Each peripheral key, regardless of whether it was sent by a programmable mouse, keyboard or bluetooth headset, eventually maps over to some specific, pre-defined encoding. If you ever make the foolish decision to create a Linux application which listens for a specific key to be pressed, you'll first need to find the code (or codes) which correspond to that key of interest. Peripheral key encoding is like the more annoying step brother of character encoding, and I'd advise you to just stop reading now.

A Passing Glance at Key Events

What system is responsible for defining, handling and emitting key events varies across environments. For most Linux-based systems, we can look to the X Window System, standard eleven, aka X11.

The X Window System standard was first conceived at MIT in the mid-1980's. It set out to provide an open-source and standard way for applications to interact with users. This interaction was mostly through graphical user interfaces, but also defined interactions with peripherals such as keyboards and mice. And this is where the "fun" begins!

On any given system, physical keys on the keyboard map over to specific, pre-defined keycodes. These are relatively dumb values that essentially visualize the keyboard as a matrix. For instance, take the following comparison of German and US keyboards:

A Visual Comparison of Different National Layouts

In X11 world, the English 'Z' key would have the same exact keycode as the German 'Y' key, as they are both in the same physical position. These keycodes are single-byte numbers that are baked into the X11 server, and on their own don't do us much good. What we're really after is what is known as keysyms - the logical mapping of keycode events into their "actual" meaning to the end user. These are the events we think of as key strokes, such as space, alt, or even combo-codes like ctrl+c and ctrl+v.

The History of Keysyms

The Birth

The most basic of these key event definitions on X11 are "keysyms," defined in keysyms.h. If you have the x11proto-core-dev package on your machine, you can head over to /usr/include/X11/keysymdef.h to take a peek at the source. Look at them, all cute, cozy and orderly! There is absolutely no indication of technical debt or 33-year-old software atrophy to be found.

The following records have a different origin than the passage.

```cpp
enum { ST_GLTF_OVERRIDE_REFLECTANCE = 1, ST_GLTF_OVERRIDE_PERCEPTUAL_ROUGHNESS = 2 };
typedef struct StGltfOptions {
    StHandle first_handle;
    StHandle first_image_handle;
    uint32_t override_mask;
    float reflectance;
    float perceptual_roughness;
    uint32_t subdivide;
    float light_radius;
    uint32_t _pad;
} StGltfOptions;
typedef struct StGltfSummary {
    uint32_t meshes, triangles, materials, images;
    uint32_t images_dropped;
    uint32_t primitives_skipped;
    uint32_t lights;
    uint32_t lights_skipped;
} StGltfSummary;
int st_scene_load_gltf(StEngine* e, const char* path, const StGltfOptions* options, StGltfSummary* summary);
int st_scene_load_gltf_memory(StEngine* e, const void* bytes, size_t size, const char* base_dir, const StGltfOptions* options, StGltfSummary* summary);
int st_decode_png(const void* bytes, size_t size, uint8_t* out_rgba, size_t capacity, uint32_t* width, uint32_t* height);
int st_decode_image(const void* bytes, size_t size, uint8_t* out_rgba, size_t capacity, uint32_t* width, uint32_t* height);

int st_debug_copy_bandwidth(StEngine* e, size_t bytes, int iters, double* out_gbps);

enum { ST_PROFILE_TIMING = 1, ST_PROFILE_TRAVERSAL_BYTES = 2,
       ST_PROFILE_GROUP_ATROUS = 4 ,
       ST_PROFILE_KERNEL_EVENTS = 8  };
enum { ST_PROFILE_MAX_KERNELS = 48 };
typedef struct StKernelProfile {
    char name[48];
    uint32_t launches;
    float total_ms;
    double algorithmic_bytes;
// ... 10 lines not shown
```

rust/strolle-hip/src/ffi.rs:

```rust
#![allow(non_camel_case_types, dead_code)]
use std::ffi::c_void;
use std::os::raw::c_char;

#[repr(C)]
#[derive(Clone, Copy, Default)]
pub struct StMeshTriangle {
    pub positions: [[f32; 3]; 3],
    pub normals: [[f32; 3]; 3],
    pub uvs: [[f32; 2]; 3],
    pub tangents: [[f32; 4]; 3],
}

#[repr(C)]
#[derive(Clone, Copy, Default)]
pub struct StMaterial {
    pub base_color: [f32; 4],
    pub emissive: [f32; 4],
    pub perceptual_roughness: f32,
    pub metallic: f32,
    pub reflectance: f32,
    pub ior: f32,
    pub base_color_texture: u64,
    pub emissive_texture: u64,
    pub metallic_roughness_texture: u64,
    pub normal_map_texture: u64,
    pub alpha_mode: u32,
    pub _pad: u32,
}

pub const ST_LIGHT_POINT: u32 = 0;
pub const ST_LIGHT_SPOT: u32 = 1;

#[repr(C)]
#[derive(Clone, Copy, Default)]
pub struct StLight {
    pub kind: u32,
    pub position: [f32; 3],
    pub radius: f32,
    pub color: [f32; 3],
    pub range: f32,
    pub direction: [f32; 3],
    pub angle: f32,
}

#[repr(C)]
#[derive(Clone, Copy)]
pub struct StCamera {
    pub mode: u32,
    pub denoise: u32,
    pub depth: u32,
    pub width: u32,
    pub height: u32,
    pub pos_x: u32,
    pub pos_y: u32,
    pub _pad: u32,
    pub transform: [f32; 16],
    pub projection: [f32; 16],
}

pub const ST_OK: i32 = 0;
pub const ST_FORMAT_RGBA32F: i32 = 0;
pub const ST_FORMAT_RGBA16F: i32 = 1;
pub const ST_FORMAT_RGBA8_UNORM_SRGB: i32 = 2;
pub const ST_FORMAT_BGRA8_UNORM_SRGB: i32 = 3;

pub const ST_ERR_BVH_TOO_DEEP: i32 = 10;
pub const ST_ERR_DIST: i32 = 11;

#[repr(C)]
#[derive(Clone, Copy, Default)]
pub struct StTuning {
    pub struct_size: u32,
    pub overlap: u32,
    pub fuse: u32,
    pub fuse_di_head: u32,
    pub fuse_spatial: u32,
    pub fuse_gi_sampling: u32,
    pub fuse_gi_validation: u32,
    pub fuse_gi_reprojection: u32,
    pub fuse_wavelet: u32,
    pub fuse_compose: u32,
    pub preview_both: u32,
    pub variance_in_reproject: u32,
    pub lean_frame: u32,
    pub skip_scratch_stores: u32,
    pub di_head_on_main: u32,
    pub alias_gi_history: u32,
    pub tile_map: u32,
    pub tile_map_denoise: u32,
    pub side_priority: i32,
    pub staging: u32,
    pub double_buffer: u32,
    pub packed_base: u32,
    pub tick_timing: u32,
    pub anyhit_fast: u32,
    pub compact_bvh: u32,
    pub allow_deep_bvh: u32,
    pub device_bake: u32,
    pub wide_bvh: u32,
    pub wide_stack_entries: u32,
    pub primary_packets: u32,
}

#[repr(C)]
#[derive(Clone, Copy, PartialEq, Eq, Debug)]
pub struct StDistGrid {
    pub cols: u32,
    pub rows: u32,
    pub row_edge: [u32; 17],
    pub col_edge: [[u32; 17]; 16],
}

#[repr(C)]
#[derive(Clone, Copy, Default, PartialEq, Eq, Debug)]
pub struct StDistRect {
    pub x0: u32,
    pub y0: u32,
    pub x1: u32,
    pub y1: u32,
}

#[repr(C)]
#[derive(Clone, Copy)]
pub struct StDistUniqueId {
    pub internal: [c_char; 128],
}

pub enum StEngine {}
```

If you don't believe me, just read the multi-paragraph comment at the top of the 2,500 line header file. It tells the treacherous tale of deprecation, Unicode compliance and one-to-many keycode mappings.

The Angsty Teen Years

The implementation of X11 was, at first, a major battleground in the so-called Unix Wars. However, in the late 90's, a champion arose! XFree86 took the throne as an open-source port of the X Window System standard to Intel x86, and later many other chips. XFree86 kept the original free license of the X Window System standard, poising it as a clear leader.

Most Linux distributions started to ship with XFree86, which provided a lot of great things. One of those great things was an extended definition of keysyms! You can take a look at the source for this in the XF86keysym.h file in the same directory as the standard keysymdef.h file.

The Old, Senile Years

At this point, you're probably wondering what cool things that XF86keysym.h brings to the table. Well, nobody really knows! Which is absolutely and horrifyingly hilarious. If you don't believe me, pop open the source and read for yourself:

XFree86 never properly commented these [and] has removed their mail archives of the period that might have shed more light on some of these definitions. Until/unless we resurrect these archives, these are from memory and usage.

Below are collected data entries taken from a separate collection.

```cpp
extern "C" int emrt_bn_resize_bilinear_fwd(const void* in, long long in_bs, int in_ld, int IH, int IW, void* out, long long out_bs,
                                           int out_ld, int OH, int OW, int N, int C, int align_corners, const double* sums, double count,
                                           float eps, float momentum, float* mean, float* invstd, float* run_mean, float* run_var,
                                           const float* gamma, const float* beta, int relu, int dtype, void* stream) {
  EMRT_REQUIRE_TRAIN_DTYPE(dtype);
  EMRT_REQUIRE(in && out, "null pointer");
  EMRT_REQUIRE(N > 0 && C > 0 && IH > 0 && IW > 0 && OH > 0 && OW > 0, "bad dims");
  ResizeArgs a;
  a.in = in; a.in_bs = in_bs; a.in_ld = in_ld; a.IH = IH; a.IW = IW;
  a.out = out; a.out_bs = out_bs; a.out_ld = out_ld; a.OH = OH; a.OW = OW;
  a.add = nullptr; a.add_bs = 0; a.add_ld = 0; a.N = N; a.C = C;
  a.ay = make_axis(IH, OH, align_corners); a.ax = make_axis(IW, OW, align_corners); a.out_nchw_f32 = 0;
  BnOperand b;
  EMRT_REQUIRE(fill_bn_operand(b, sums, count, eps, momentum, mean, invstd, run_mean, run_var, gamma, beta, relu) == 0,
               "BatchNorm operand: sums, mean, invstd, gamma, beta and a positive count are required");
  const bool v4 = C % 4 == 0 && C <= 1024 && 256 % (C / 4) == 0 && in_ld % 4 == 0 && out_ld % 4 == 0 && in_bs % 4 == 0 && out_bs % 4 == 0 &&
                  ((uintptr_t)in % 16 == 0) && ((uintptr_t)out % 16 == 0);
  EMRT_REQUIRE(v4, "vector path only: C / 4 a divisor of 256, 16-byte aligned rows");
  const bool v8 = dtype != EMRT_F32 && C % 8 == 0 && 256 % (C / 8) == 0 && in_ld % 8 == 0 && out_ld % 8 == 0 && in_bs % 8 == 0 && out_bs % 8 == 0;
  hipStream_t st = (hipStream_t)stream;
  const size_t lds = (size_t)2 * C * sizeof(float);
  return with_train_dtype("emrt_bn_resize_bilinear_fwd", dtype, [&](auto t) {
    using T = decltype(t);
    if (v8) {
      if constexpr (sizeof(T) == 2) hipLaunchKernelGGL((resize_fwd_bn_kernel<T, 8>), dim3(bn_operand_grid((long long)N * OH * OW * (C / 8))), dim3(256), lds, st, a, b);
    } else hipLaunchKernelGGL((resize_fwd_bn_kernel<T, 4>), dim3(bn_operand_grid((long long)N * OH * OW * (C / 4))), dim3(256), lds, st, a, b);
    return check_launch("emrt_bn_resize_bilinear_fwd");
  });
}

extern "C" size_t emrt_resize_bwd_workspace_bytes(int N, int C, int OH, int IW, int dout_nchw_f32) {
  return dout_nchw_f32 ? (size_t)N * C * OH * IW * sizeof(float) : 0;
}

extern "C" int emrt_resize_bilinear_bwd(const void* dout, long long do_bs, int do_ld, int OH, int OW, void* din, long long di_bs,
                                        int di_ld, int IH, int IW, int N, int C, int align_corners, int dout_nchw_f32,
                                        void* workspace, int dtype, void* stream) {
  EMRT_REQUIRE_TRAIN_DTYPE(dtype);
  EMRT_REQUIRE(dout && din, "null pointer");
  ResizeBwdArgs a;
  a.dout = dout; a.do_bs = do_bs; a.do_ld = do_ld; a.OH = OH; a.OW = OW;
  a.din = din; a.di_bs = di_bs; a.di_ld = di_ld; a.IH = IH; a.IW = IW; a.N = N; a.C = C;
  a.ay = make_axis(IH, OH, align_corners); a.ax = make_axis(IW, OW, align_corners); a.dout_nchw_f32 = dout_nchw_f32;
  hipStream_t st = (hipStream_t)stream;
  if (dout_nchw_f32) EMRT_REQUIRE(workspace, "fp32 NCHW gradient needs the emrt_resize_bwd_workspace_bytes() workspace");
  const bool v4 = C % 4 == 0 && do_ld % 4 == 0 && di_ld % 4 == 0 && do_bs % 4 == 0 && di_bs % 4 == 0 &&
                  ((uintptr_t)dout % 16 == 0) && ((uintptr_t)din % 16 == 0);
  const bool v8 = v4 && dtype != EMRT_F32 && C % 8 == 0 && do_ld % 8 == 0 && di_ld % 8 == 0 && do_bs % 8 == 0 && di_bs % 8 == 0;
  return with_train_dtype("emrt_resize_bilinear_bwd", dtype, [&](auto t) {
    using T = decltype(t);
    if (dout_nchw_f32) {
      float* tmp = (float*)workspace;
      hipLaunchKernelGGL(resize_bwd_nchw_w_kernel, dim3(ew_grid((long long)N * C * OH * IW)), dim3(256), 0, st, a, tmp);
      const int grid = ew_grid((long long)N * C * IH * IW);
      hipLaunchKernelGGL((resize_bwd_nchw_h_kernel<T>), dim3(grid), dim3(256), 0, st, a, (const float*)tmp);
    } else if (v4 && C / 4 <= RBW_THREADS && ((long long)OH * OW >= 16ll * IH * IW)) {
      int chunks = 1;
      while (chunks < 8 && (long long)N * IH * IW * chunks < 256 && (C / 4) % (chunks * 2) == 0 && (C / 4) / (chunks * 2) >= 8) chunks *= 2;
      const dim3 grid((unsigned)(N * IH * IW), (unsigned)chunks);
      hipLaunchKernelGGL((resize_bwd_wide_kernel<T>), grid, dim3(RBW_THREADS), 0, st, a);
    } else if (v8) {
      const int grid = ew_grid((long long)N * IH * IW * (C / 8));
      if constexpr (sizeof(T) == 2) hipLaunchKernelGGL((resize_bwd_kernel<T, 8>), dim3(grid), dim3(256), 0, st, a);
    } else if (v4) {
      const int grid = ew_grid((long long)N * IH * IW * (C / 4));
      hipLaunchKernelGGL((resize_bwd_kernel<T, 4>), dim3(grid), dim3(256), 0, st, a);
    } else {
      const int grid = ew_grid((long long)N * IH * IW * C);
      hipLaunchKernelGGL((resize_bwd_kernel<T, 1>), dim3(grid), dim3(256), 0, st, a);
    }
    return check_launch("emrt_resize_bilinear_bwd");
  });
}

static int pyramid_fill(PyramidResize& m, const void* tokens, const int* scales, int nscales, void* const* maps, const int* ld, const long long* bs,
                        int OH, int OW, int N, int C, int align_corners, int esz) {
  if (!tokens || !scales || !maps || !ld || !bs || nscales < 1 || nscales > PYR_MAX || N <= 0 || C <= 0 || OH <= 0 || OW <= 0) return -1;
  if (C % 4 || ((uintptr_t)tokens % 16)) return -2;
  int ntok = 0;
  for (int i = 0; i < nscales; ++i) ntok += scales[i] * scales[i];
  int start = 0;
  m.n = nscales;
  for (int i = 0; i < nscales; ++i) {
    const int k = scales[i];
    if (k <= 0 || !maps[i] || ld[i] % 4 || bs[i] % 4 || ((uintptr_t)maps[i] % 16)) return -2;
    const char* tk = (const char*)tokens + (size_t)start * C * esz;
    ResizeArgs& f = m.f[i];
    f.in = tk; f.in_bs = (long long)ntok * C; f.in_ld = C; f.IH = k; f.IW = k;
    f.out = maps[i]; f.out_bs = bs[i]; f.out_ld = ld[i]; f.OH = OH; f.OW = OW;
    f.add = nullptr; f.add_bs = 0; f.add_ld = 0; f.N = N; f.C = C;
    f.ay = make_axis(k, OH, align_corners); f.ax = make_axis(k, OW, align_corners); f.out_nchw_f32 = 0;
    ResizeBwdArgs& b = m.b[i];
    b.dout = maps[i]; b.do_bs = bs[i]; b.do_ld = ld[i]; b.OH = OH; b.OW = OW;
    b.din = const_cast<char*>(tk); b.di_bs = (long long)ntok * C; b.di_ld = C; b.IH = k; b.IW = k; b.N = N; b.C = C;
    b.ay = f.ay; b.ax = f.ax; b.dout_nchw_f32 = 0;
    start += k * k;
  }
  return 0;
}

extern "C" int emrt_pyramid_resize_fwd(const void* tokens, const int* scales, int nscales, void* const* outs, const int* out_ld,
                                       const long long* out_bs, int OH, int OW, int N, int C, int align_corners, int dtype, void* stream) {
  EMRT_REQUIRE_FWD_DTYPE(dtype);
  PyramidResize m;
  const int rc = pyramid_fill(m, tokens, scales, nscales, outs, out_ld, out_bs, OH, OW, N, C, align_corners, dtype == EMRT_F32 ? 4 : 2);
  EMRT_REQUIRE(rc != -1, "null pointer or bad dims (1..4 scales)");
  EMRT_REQUIRE(rc == 0, "vector path only: C % 4 == 0, 16-byte aligned rows");
  const bool v8 = dtype != EMRT_F32 && C % 8 == 0;
  bool all8 = v8;
  for (int i = 0; i < nscales; ++i) all8 = all8 && out_ld[i] % 8 == 0 && out_bs[i] % 8 == 0;
  const int vec = all8 ? 8 : 4;
  m.first[0] = 0;
  for (int i = 0; i < nscales; ++i) m.first[i + 1] = m.first[i] + (long long)N * OH * OW * (C / vec);
  EMRT_REQUIRE(m.first[nscales] <= 0xffffffffll, "too many elements");
  hipStream_t st = (hipStream_t)stream;
  const int grid = ew_grid(m.first[nscales]);
  return with_fwd_dtype("emrt_pyramid_resize_fwd", dtype, [&](auto t) {
    using T = decltype(t);
// ... 450 lines not shown
```

Baseline: 1009 tiles/s.

## Add specialized bilinear resize kernels for exact 2x upsampling and NCHW paths

Adds a 2x-upsample forward kernel that computes four output pixels per input tap quad using fixed 0.25/0.75 weights, with an optional fused BN+ReLU variant. Adds a 2x backward kernel that gathers a fixed 4x4 neighbourhood. Also adds a 4-wide vectorized NCHW fp32 forward kernel and a fused LDS-based NCHW backward kernel that replaces the two-pass workspace approach. All of these are gated by a new head_stream tuning flag that is on by default. The aim is to cut the index arithmetic, redundant tap loads and extra kernel launches in the segmentation head's resize ops. In exchange the code has more dispatch branches, and the fused backward kernel's LDS use limits occupancy.

New measurement: 1016 tiles/s (median of 6 runs). About the same (+0.7%).

```diff
diff --git a/emrt_amd/csrc/common.hpp b/emrt_amd/csrc/common.hpp
--- a/emrt_amd/csrc/common.hpp
+++ b/emrt_amd/csrc/common.hpp
@@ -83,6 +83,7 @@
   int mha_valu;
   int no_bna;
   int memcpy_kernel;
+  int head_stream;
   int xk;
 };
 extern Tuning g_tune;
diff --git a/emrt_amd/csrc/elementwise.hip b/emrt_amd/csrc/elementwise.hip
--- a/emrt_amd/csrc/elementwise.hip
+++ b/emrt_amd/csrc/elementwise.hip
@@ -29,6 +29,7 @@
     {"no_bna", &emrt::Tuning::no_bna, 0}, {"memcpy_kernel", &emrt::Tuning::memcpy_kernel, 0}, {"xk", &emrt::Tuning::xk, 0}, {"mha_valu", &emrt::Tuning::mha_valu, 0}, {"mha_bwd_split", &emrt::Tuning::mha_bwd_split, 1}, {"msda_scatter_merge", &emrt::Tuning::msda_scatter_merge, 0},
     {"wgroup8", &emrt::Tuning::wgroup8, 0}, {"wgroup8_blocks", &emrt::Tuning::wgroup8_blocks, 0}, {"wgroup8_min_work", &emrt::Tuning::wgroup8_min_work, 6000},
     {"msda_scatter_mfma", &emrt::Tuning::msda_scatter_mfma, 1}, {"sgd_nt", &emrt::Tuning::sgd_nt, 1}, {"ln_bwd_threads", &emrt::Tuning::ln_bwd_threads, 512}, {"msda_mf_bands", &emrt::Tuning::msda_mf_bands, 0},
+    {"head_stream", &emrt::Tuning::head_stream, 1},
 };
 emrt::Tuning tuning_from_env() {
   emrt::Tuning t;
diff --git a/emrt_amd/csrc/spatial.hip b/emrt_amd/csrc/spatial.hip
--- a/emrt_amd/csrc/spatial.hip
+++ b/emrt_amd/csrc/spatial.hip
@@ -139,6 +139,87 @@
   }
 }
 
+__device__ __forceinline__ void x2_axis(int p, int in, int& i0, int& i1, float& b0, float& b1) {
+  i0 = p > 0 ? p - 1 : 0;
+  i1 = i0 + (i0 < in - 1 ? 1 : 0);
+  b0 = p > 0 ? 0.25f : 1.f;
+  b1 = p > 0 ? 0.75f : 0.f;
+}
+template <int VEC>
+struct X2Taps {
+  float v00[VEC], v01[VEC], v10[VEC], v11[VEC];
+  float by0, by1, bx0, bx1;
+  long long out_off;
+  bool ya, yb, xa, xb;
+};
+template <class T, int VEC>
+__device__ __forceinline__ void x2_taps_load(const ResizeArgs& a, unsigned q, int c, X2Taps<VEC>& t) {
+  const unsigned PW = (unsigned)a.IW + 1u, PH = (unsigned)a.IH + 1u;
+  unsigned r = q / PW;
+  const int px = (int)(q - r * PW);
+  const unsigned n = r / PH;
+  const int py = (int)(r - n * PH);
+  int y0, y1, x0, x1;
+  x2_axis(py, a.IH, y0, y1, t.by0, t.by1);
+  x2_axis(px, a.IW, x0, x1, t.bx0, t.bx1);
+  const T* ip = (const T*)a.in + (long long)n * a.in_bs + c;
+  VecIO<T, VEC>::load(ip + (y0 * a.IW + x0) * a.in_ld, t.v00);
+  VecIO<T, VEC>::load(ip + (y0 * a.IW + x1) * a.in_ld, t.v01);
+  VecIO<T, VEC>::load(ip + (y1 * a.IW + x0) * a.in_ld, t.v10);
+  VecIO<T, VEC>::load(ip + (y1 * a.IW + x1) * a.in_ld, t.v11);
+  t.ya = py > 0; t.yb = py < a.IH; t.xa = px > 0; t.xb = px < a.IW;
+  t.out_off = (long long)n * a.out_bs + (long long)((2 * py - 1) * a.OW + 2 * px - 1) * a.out_ld + c;
+}
+template <class T, int VEC, bool BN>
+__global__ __launch_bounds__(256) void resize_fwd_x2_kernel(ResizeArgs a, BnOperand bn) {
+  extern __shared__ float bn_lds[];
+  const int cv = a.C / VEC, ppb = 256 / cv;
+  const unsigned total = (unsigned)a.N * ((unsigned)a.IH + 1u) * ((unsigned)a.IW + 1u);
+  const unsigned step = gridDim.x * (unsigned)ppb;
+  const int c = ((int)threadIdx.x % cv) * VEC;
+  unsigned q = blockIdx.x * (unsigned)ppb + threadIdx.x / (unsigned)cv;
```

And if you just thought that passage referred to XFree86 in the past tense, you are correct! As shocking as it is, XFree86 fell from grace once they started to restrict contributors, refuse to listen to their userbase and fail to track bugs. Fun fact, it wasn't until 2003 that one of the four people allowed to commit to the source code decided it'd be a good idea to start keeping note of bug reports.

So the community responded like they always do: fork the project and let the original one die. And thus, X.Org Server was born! And from that moment on, keysym definitions became an orderly affair. Just four additional files and 450 more lines of header definitions...

Summary

Key events have an interesting history, and this history has resulted in an increasingly convoluted API. Numerous tools (such as xev and showkey) can help you identify, track and trace these events. Unfortunately, this doesn't even begin to scratch the surface once we add things like MPRIS into the equation. Hopefully this dive into keycodes has been funny, enlightening and made you a bit more curious about the computers we interact with. Happy computing!